As arboviroses constituem um grupo de microorganismos que compartilham a característica comum de serem transmitidos por artrópodes (mosquitos de vários gêneros, incluindo o Aedes aegypti, além de carrapatos e alguns tipos de moscas hematófagas) para hospedeiros vertebrados (essencialmente o ser humano, alguns animais domésticos e espécies silvestres). Trata-se de doenças de distribuição predominantemente tropical causadas por um grupo heterogêneo de vírus, dos quais são conhecidos aproximadamente 130 tipos.

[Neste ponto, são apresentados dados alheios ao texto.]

class _DecoderGlue(torch.autograd.Function):
    @staticmethod
    def forward(ctx, raw, skip, bias, elu, upsample, out_dtype):
        B, C1, h, w = raw.shape
        u = 2 if upsample else 1
        C2 = 0
        if skip is not None:
            if skip.dtype != raw.dtype or skip.shape[0] != B or tuple(skip.shape[2:]) != (u * h, u * w):
                raise _lib.MdxError("decoder_glue: skip %s %s does not match raw %s %s (x%d)"
                                    % (tuple(skip.shape), skip.dtype, tuple(raw.shape), raw.dtype, u))
            C2 = skip.shape[1]
        in_code, cl, fmt = _layout(raw, "decoder_glue", C1, C2)
        raw, skip, bias = _as(raw, cl), _as(skip, cl), _f32c(bias)
        if bias is not None and bias.shape != (C1,):
            raise _lib.MdxError("decoder_glue: bias %s for %d channels" % (tuple(bias.shape), C1))
        out = torch.empty(B, C1 + C2, u * h + 2, u * w + 2, device=raw.device, dtype=out_dtype, memory_format=fmt)
        fn = api.mdx_decoder_glue_nhwc_fwd if cl else api.mdx_decoder_glue_fwd
        fn(ptr(raw, raw.dtype, cl=cl), ptr(skip, raw.dtype, optional=True, cl=cl), ptr(bias, optional=True),
           ptr(out, out_dtype, cl=cl), B, C1, C2, h, w, int(upsample), int(elu), in_code, _DTYPE_CODE[out_dtype], stream())
        ctx.save_for_backward(raw, bias)
        ctx.meta = (C2, bool(elu), bool(upsample), out_dtype, cl, fmt)
        return out

    @staticmethod
    def backward(ctx, gout):
        raw, bias = ctx.saved_tensors
        C2, elu, upsample, out_dtype, cl, fmt = ctx.meta
        B, C1, h, w = raw.shape
        u = 2 if upsample else 1
        gout = _as(gout.to(out_dtype), cl)
        graw = torch.empty_like(raw)
        gskip = torch.empty(B, C2, u * h, u * w, device=raw.device, dtype=raw.dtype, memory_format=fmt) if C2 else None
        dbias = ws = None
        nws = 0
        code = _DTYPE_CODE[raw.dtype]
        if bias is not None:
            dbias = torch.empty(C1, device=raw.device, dtype=torch.float32)
            nws = (api.mdx_decoder_glue_nhwc_workspace_bytes(B, C1, h, w, code) if cl
                   else api.mdx_decoder_glue_workspace_bytes(B, C1, h, w))
            ws = workspace(nws, raw.device)
        fn = api.mdx_decoder_glue_nhwc_bwd if cl else api.mdx_decoder_glue_bwd
        fn(ptr(gout, out_dtype, cl=cl), ptr(raw, raw.dtype, cl=cl), ptr(bias, optional=True), ptr(graw, raw.dtype, cl=cl),
           ptr(gskip, raw.dtype, optional=True, cl=cl), ptr(dbias, optional=True), B, C1, C2, h, w, int(upsample), int(elu), code,
           _DTYPE_CODE[out_dtype], ptr(ws, torch.uint8, optional=True), nws, stream())
        return graw, gskip, dbias, None, None, None


def decoder_glue(raw, skip=None, elu=True, upsample=True, out_dtype=None, bias=None):
    out_dtype = out_dtype or raw.dtype
    if skip is not None and skip.dtype != raw.dtype:
        skip = skip.to(raw.dtype)
    return _DecoderGlue.apply(raw, skip, bias, bool(elu), bool(upsample), out_dtype)


class _BiasAct(torch.autograd.Function):
    @staticmethod
    def forward(ctx, x, bias, relu):
        B, Cc, H, W = x.shape
        x = _as(x, True)
        y = torch.empty_like(x)
        api.mdx_bias_act_nhwc_fwd(ptr(x, x.dtype, cl=True), ptr(_f32c(bias)), ptr(y, x.dtype, cl=True), B, Cc, H, W, int(relu),
                                  _DTYPE_CODE[x.dtype], stream())
        ctx.save_for_backward(y)
        ctx.meta = (bool(relu), bias.dtype)
        return y

    @staticmethod
    def backward(ctx, dy):
        (y,) = ctx.saved_tensors
        relu, bdt = ctx.meta
        B, Cc, H, W = y.shape
        code = _DTYPE_CODE[y.dtype]
        dy = _as(dy.to(y.dtype), True)
        dx = torch.empty_like(y)
        db = torch.empty(Cc, device=y.device, dtype=torch.float32)
        nws = api.mdx_bias_act_nhwc_workspace_bytes(B, Cc, H, W, code)
        ws = workspace(nws, y.device)
        api.mdx_bias_act_nhwc_bwd(ptr(dy, y.dtype, cl=True), ptr(y, y.dtype, cl=True), ptr(dx, y.dtype, cl=True), ptr(db), B, Cc,
                                  H, W, int(relu), code, ptr(ws, torch.uint8), nws, stream())
        return dx, db.to(bdt), None


def bias_act_ok(x):
    return _cl_map(x) and _nhwc_ok(x.dtype, x.shape[1])


def bias_act(x, bias, relu=True):
    if not bias_act_ok(x):
        raise _lib.MdxError("bias_act: needs a channels-last GPU map with whole 16-byte channel vectors, got %s %s" % (tuple(x.shape), x.dtype))
    return _BiasAct.apply(x, bias, bool(relu))


class _MeanBias(torch.autograd.Function):
    @staticmethod
    def forward(ctx, x, bias, scale):
        B, Cc, H, W = x.shape
        x = _as(x, True)
        out = torch.empty(B, Cc, device=x.device, dtype=torch.float32)
        api.mdx_mean_bias_nhwc_fwd(ptr(x, x.dtype, cl=True), ptr(_f32c(bias), optional=True), ptr(out), B, Cc, H, W, scale,
                                   _DTYPE_CODE[x.dtype], stream())
        ctx.meta = (tuple(x.shape), x.dtype, float(scale), None if bias is None else bias.dtype)
        return out

    @staticmethod
    def backward(ctx, g):
        (B, Cc, H, W), dt, scale, bdt = ctx.meta
        g = _f32c(g)
        dx = torch.empty((B, Cc, H, W), device=g.device, dtype=dt, memory_format=_CL)
        db = torch.empty(Cc, device=g.device, dtype=torch.float32) if bdt is not None else None
        api.mdx_mean_bias_nhwc_bwd(ptr(g), ptr(dx, dt, cl=True), ptr(db, optional=True), B, Cc, H, W, scale, _DTYPE_CODE[dt],
                                   stream())
        return dx, (db.to(bdt) if db is not None else None), None


def mean_bias_ok(x):
    return _cl_map(x)


def mean_bias(x, bias=None, scale=1.0):
    if not mean_bias_ok(x):
        raise _lib.MdxError("mean_bias: needs a channels-last GPU map, got %s %s" % (tuple(x.shape), x.dtype))
    return _MeanBias.apply(x, bias, float(scale))


class FrameStack(object):

    def __init__(self, blocks):
        self.blocks = [list(b) for b in blocks]

    def tensor(self):
        rows = [torch.cat(b, 1) if len(b) > 1 else b[0] for b in self.blocks]
        return torch.cat(rows, 0) if len(rows) > 1 else rows[0]

    def ok(self):
        fr = [t for b in self.blocks for t in b]
        first = fr[0]
        return (1 <= len(self.blocks) <= 2 and len({len(b) for b in self.blocks}) == 1 and 1 <= len(self.blocks[0]) <= 2
                and all(t.is_cuda and t.dtype == torch.float32 and t.dim() == 4 and t.shape == first.shape and t.shape[1] == 3
                        and t.is_contiguous() and not t.requires_grad for t in fr))


def encoder_input(stack, mean=0.45, std=0.225, dtype=torch.float32):
    if not stack.ok():
        raise _lib.MdxError("encoder_input: needs 1-2 blocks of 1-2 planar float32 [n,3,H,W] GPU frames that require no gradient")
    fr = [t for b in stack.blocks for t in b]
    n, _, H, W = fr[0].shape
    blocks, groups = len(stack.blocks), len(stack.blocks[0])
    out = torch.empty((blocks * n, 3 * groups, H, W), device=fr[0].device, dtype=dtype, memory_format=_CL)
    inv = float(torch.tensor(1.0, dtype=torch.float32) / torch.tensor(std, dtype=torch.float32))
    api.mdx_encoder_input_nhwc(_lib.ptr_array(fr), blocks, groups, n, H, W, mean, inv, ptr(out, dtype, cl=True),
                               _DTYPE_CODE[dtype], stream())
    return out


class _ThinConv3x3(torch.autograd.Function):
    ARGS = ([1, 1], [0, 0], [1, 1], False, [0, 0], 1)

    @staticmethod
    def forward(ctx, x, weight):
        ctx.save_for_backward(x, weight)
        return torch.ops.aten.convolution(x, weight, None, *_ThinConv3x3.ARGS)

    @staticmethod
    def backward(ctx, gy):
        x, weight = ctx.saved_tensors
        gx = gw = None
        if ctx.needs_input_grad[0]:
            gx = torch.ops.aten.convolution_backward(gy, x, weight, None, *_ThinConv3x3.ARGS, [True, False, False])[0]
        if ctx.needs_input_grad[1]:
            B, Cin, Hp, Wp = x.shape
            gy = _as(gy, True)
            gw = torch.empty_like(weight)
            nws = api.mdx_thin_conv3x3_wgrad_workspace_bytes(B, Cin, 16, Hp - 2, Wp - 2)
            ws = workspace(nws, x.device)
            api.mdx_thin_conv3x3_wgrad(ptr(x, cl=True), ptr(gy, cl=True), ptr(gw, cl="any"), gw.stride(0), gw.stride(1),
                                       gw.stride(2), gw.stride(3), B, Cin, 16, Hp - 2, Wp - 2, ptr(ws, torch.uint8), nws, stream())
        return gx, gw


def thin_conv_ok(x, weight):
    return (_cl_map(x, (torch.float32,)) and weight.dtype == torch.float32 and tuple(weight.shape) == (16, x.shape[1], 3, 3)
            and x.shape[1] in (16, 32) and x.shape[3] > 2 and (x.shape[3] - 2) % 4 == 0 and x.shape[2] > 2
            and (weight.is_contiguous() or weight.is_contiguous(memory_format=_CL)) and not torch.is_autocast_enabled())


def thin_conv3x3(x, weight):
    if not thin_conv_ok(x, weight):
        raise _lib.MdxError("thin_conv3x3: needs a float32 channels-last map with 16 or 32 channels and a [16,Cin,3,3] weight, got %s %s"
                            % (tuple(x.shape), tuple(weight.shape)))
    return _ThinConv3x3.apply(x, weight)


class _DispHead(torch.autograd.Function):
    @staticmethod
    def forward(ctx, x, weight, bias):
        B, Cc, Hp, Wp = x.shape
        x = _as(x, True)
        w32 = _f32c(weight, keep_format=True)
        disp = torch.empty(B, 1, Hp - 2, Wp - 2, device=x.device, dtype=torch.float32)
        _, sc, sy, sx = w32.stride()
        api.mdx_disp_head_nhwc_fwd(ptr(x, x.dtype, cl=True), ptr(w32, cl="any"), sc, sy, sx, ptr(_f32c(bias), optional=True),
                                   ptr(disp), B, Cc, Hp - 2, Wp - 2, _DTYPE_CODE[x.dtype], stream())
        ctx.save_for_backward(x, w32, disp)
        ctx.meta = (weight.dtype, None if bias is None else bias.dtype)
        return disp

    @staticmethod
    def backward(ctx, g):
        x, w32, disp = ctx.saved_tensors
        wdt, bdt = ctx.meta
        B, Cc, Hp, Wp = x.shape
        code = _DTYPE_CODE[x.dtype]
        g = _f32c(g)
        gx = torch.empty_like(x)
        gw = torch.empty_like(w32)
        gb = torch.empty(1, device=x.device, dtype=torch.float32) if bdt is not None else None
        nws = api.mdx_disp_head_nhwc_workspace_bytes(B, Cc, Hp - 2, Wp - 2, code)
        ws = workspace(nws, x.device)
        _, sc, sy, sx = w32.stride()
        api.mdx_disp_head_nhwc_bwd(ptr(x, x.dtype, cl=True), ptr(w32, cl="any"), sc, sy, sx, ptr(g), ptr(disp),
                                   ptr(gx, x.dtype, cl=True), ptr(gw, cl="any"), ptr(gb, optional=True), B, Cc,
                                   Hp - 2, Wp - 2, code, ptr(ws, torch.uint8), nws, stream())
        return gx, gw.to(wdt), (gb.to(bdt) if gb is not None else None)


def disp_head_ok(x, weight):
    if not _cl_map(x):
        return False
    n = 4
    lp = x.shape[1] // n
    return (tuple(weight.shape) == (1, x.shape[1], 3, 3) and x.shape[1] % n == 0 and 1 <= lp <= 64 and lp & (lp - 1) == 0
            and x.shape[2] > 2 and x.shape[3] > 2)


def disp_head(x, weight, bias=None):
    if not disp_head_ok(x, weight):
        raise _lib.MdxError("disp_head: needs a channels-last GPU map [B,C,h+2,w+2] with C a power of two from 4 to 256 "
                            "and a [1,C,3,3] weight; got x %s %s, weight %s" % (tuple(x.shape), x.dtype, tuple(weight.shape)))
    return _DispHead.apply(x, weight, bias)


class _MaxPool3s2(torch.autograd.Function):
    @staticmethod
    def forward(ctx, x, fork):
        B, Cc, H, W = x.shape
        code, cl, fmt = _layout(x, "maxpool3s2", Cc)
        x = _as(x, cl)
        Ho, Wo = (H - 1) // 2 + 1, (W - 1) // 2 + 1
        out = torch.empty(B, Cc, Ho, Wo, device=x.device, dtype=x.dtype, memory_format=fmt)
        arg = torch.empty(B, Cc, Ho, Wo, device=x.device, dtype=torch.uint8, memory_format=fmt)
        if cl:
            api.mdx_maxpool3s2_nhwc_fwd(ptr(x, x.dtype, cl=True), ptr(out, x.dtype, cl=True),
                                        ptr(arg, torch.uint8, cl=True), B, Cc, H, W, code, stream())
        else:
            api.mdx_maxpool3s2_fwd(ptr(x, x.dtype), ptr(out, x.dtype), ptr(arg, torch.uint8), B * Cc, H, W, code,
                                   stream())
        ctx.save_for_backward(arg)
        ctx.meta = (H, W, x.dtype, cl, fmt)
        ctx.set_materialize_grads(False)
        return (out, out.view_as(out)) if fork else out

    @staticmethod
    def backward(ctx, gout, gout2=None):
        (arg,) = ctx.saved_tensors
        H, W, dtype, cl, fmt = ctx.meta
        B, Cc = arg.shape[:2]
        gout, gout2 = _two_grads(gout, gout2, dtype, cl, fused_add=cl)
        if gout is None:
            return None, None
        gin = torch.empty(B, Cc, H, W, device=gout.device, dtype=dtype, memory_format=fmt)
        if cl:
            api.mdx_maxpool3s2_nhwc_bwd(ptr(gout, dtype, cl=True), ptr(gout2, dtype, optional=True, cl=True),
                                        ptr(arg, torch.uint8, cl=True), ptr(gin, dtype, cl=True), B, Cc, H, W,
                                        _DTYPE_CODE[dtype], stream())
        else:
            api.mdx_maxpool3s2_bwd(ptr(gout, dtype), ptr(arg, torch.uint8), ptr(gin, dtype), B * Cc, H, W,
                                   _DTYPE_CODE[dtype], stream())
        return gin, None


def _two_grads(g1, g2, dtype, cl, fused_add):
    gs = [_as(g.to(dtype), cl) for g in (g1, g2) if g is not None]
    if not gs:
        return None, None
    if len(gs) == 2 and not fused_add:
        gs = [gs[0] + gs[1]]
    return gs[0], (gs[1] if len(gs) == 2 else None)


def maxpool3s2(x, fork=False):
    return _MaxPool3s2.apply(x, bool(fork))


def _residual(what, res, x):
    if res is not None and (res.shape != x.shape or res.dtype != x.dtype):
        raise _lib.MdxError("%s: residual %s %s does not match x %s %s" % (what, tuple(res.shape), res.dtype, tuple(x.shape), x.dtype))
    return res


class _BnAct(torch.autograd.Function):

    @staticmethod
    def forward(ctx, x, res, weight, bias, running_mean, running_var, eps, momentum, relu, groups, fork):
        B, Cc, H, W = x.shape
        code, cl, _ = _layout(x, "bn_act", Cc)
        if B % groups:
            raise _lib.MdxError("bn_act: batch %d is not divisible into %d groups" % (B, groups))
        x, res = _as(x, cl), _as(_residual("bn_act", res, x), cl)
        weight, bias = _f32c(weight), _f32c(bias)
        y = torch.empty_like(x)
        save_mean = torch.empty(groups, Cc, device=x.device, dtype=torch.float32)
        save_invstd = torch.empty(groups, Cc, device=x.device, dtype=torch.float32)
        Bg = B // groups
        nws = api.mdx_bn_nhwc_workspace_bytes(Bg, Cc, H, W, groups, code) if cl else api.mdx_bn_workspace_bytes(Bg, Cc, H, W)
        ws = workspace(nws, x.device)
        fn = api.mdx_bn_act_nhwc_fwd if cl else api.mdx_bn_act_fwd
        fn(ptr(x, x.dtype, cl=cl), ptr(res, x.dtype, optional=True, cl=cl), ptr(weight), ptr(bias),
           ptr(running_mean, optional=True), ptr(running_var, optional=True), ptr(y, x.dtype, cl=cl), ptr(save_mean),
           ptr(save_invstd), Bg, Cc, H, W, groups, eps, momentum, int(relu), code, ptr(ws, torch.uint8), nws, stream())
        mask_from_x = cl and bool(relu) and res is None and x.dtype == torch.float32
        ctx.save_for_backward(x, bias if mask_from_x else y, weight, save_mean, save_invstd)
        ctx.meta = (bool(relu), res is not None, groups, cl, mask_from_x)
        ctx.mark_non_differentiable(*[t for t in (running_mean, running_var) if t is not None])
        ctx.set_materialize_grads(False)
        return (y, y.view_as(y)) if fork else y

    @staticmethod
    def backward(ctx, dy, dy2=None):
        x, y, weight, save_mean, save_invstd = ctx.saved_tensors
        relu, has_res, groups, cl, mask_from_x = ctx.meta
        bias = None
        if mask_from_x:
            y, bias = None, y
        dy, dy2 = _two_grads(dy, dy2, x.dtype, cl, fused_add=cl)
        if dy is None:
            return (None,) * 11
        B, Cc, H, W = x.shape
        Bg = B // groups
        code = _DTYPE_CODE[x.dtype]
        dx = torch.empty_like(x)
        dres = torch.empty_like(x) if has_res else None
        dgamma = torch.empty(Cc, device=x.device, dtype=torch.float32)
        dbeta = torch.empty(Cc, device=x.device, dtype=torch.float32)
        nws = api.mdx_bn_nhwc_workspace_bytes(Bg, Cc, H, W, groups, code) if cl else api.mdx_bn_workspace_bytes(Bg, Cc, H, W)
        ws = workspace(nws, x.device)
        if cl:
            api.mdx_bn_act_nhwc_bwd(
                ptr(dy, x.dtype, cl=True), ptr(dy2, x.dtype, optional=True, cl=True), ptr(y, x.dtype, optional=True, cl=True),
                ptr(x, x.dtype, cl=True), ptr(weight), ptr(bias, optional=True), ptr(save_mean), ptr(save_invstd),
                ptr(dx, x.dtype, cl=True), ptr(dres, x.dtype, optional=True, cl=True), ptr(dgamma), ptr(dbeta), Bg, Cc, H, W,
                groups, int(relu), code, ptr(ws, torch.uint8), nws, stream())
        else:
            api.mdx_bn_act_bwd(
                ptr(dy, x.dtype), ptr(y, x.dtype), ptr(x, x.dtype), ptr(weight), ptr(save_mean), ptr(save_invstd),
                ptr(dx, x.dtype), ptr(dres, x.dtype, optional=True), ptr(dgamma), ptr(dbeta), Bg, Cc, H, W, groups,
                int(relu), code, ptr(ws, torch.uint8), nws, stream())
        return (dx, dres, dgamma, dbeta) + (None,) * 7


def bn_act(x, weight, bias, running_mean, running_var, eps=1e-5, momentum=0.1, residual=None, relu=True, groups=1,
           fork=False):
    return _BnAct.apply(x, residual, weight, bias, running_mean, running_var, float(eps), float(momentum), bool(relu),
                        int(groups), bool(fork))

Os arbovírus (termo derivado da expressão em inglês arthropod borne virus, para designar o tipo de agente viral veiculado por artrópodes) reproduzem-se no interior dos vetores artrópodes sem alterar suas expectativas de vida ou fecundidade. São então transmitidos pela picada ou ferroada desses insetos infectados nos hospedeiros vertebrados. Três tipos de manifestações clínicas são comuns: polialgia febril (síndrome tipo dengue); febres hemorrágicas (de evolução freqüentemente grave); meningo-encefalites (de evolução freqüentemente grave, terminando com a morte ou recuperação com seqüelas neurológicas). A profilaxia depende da existência de vacinas (como as que combatem a febre amarela, a encefalite transmitida por carrapatos, a encefalite japonesa) e do controle dos vetores.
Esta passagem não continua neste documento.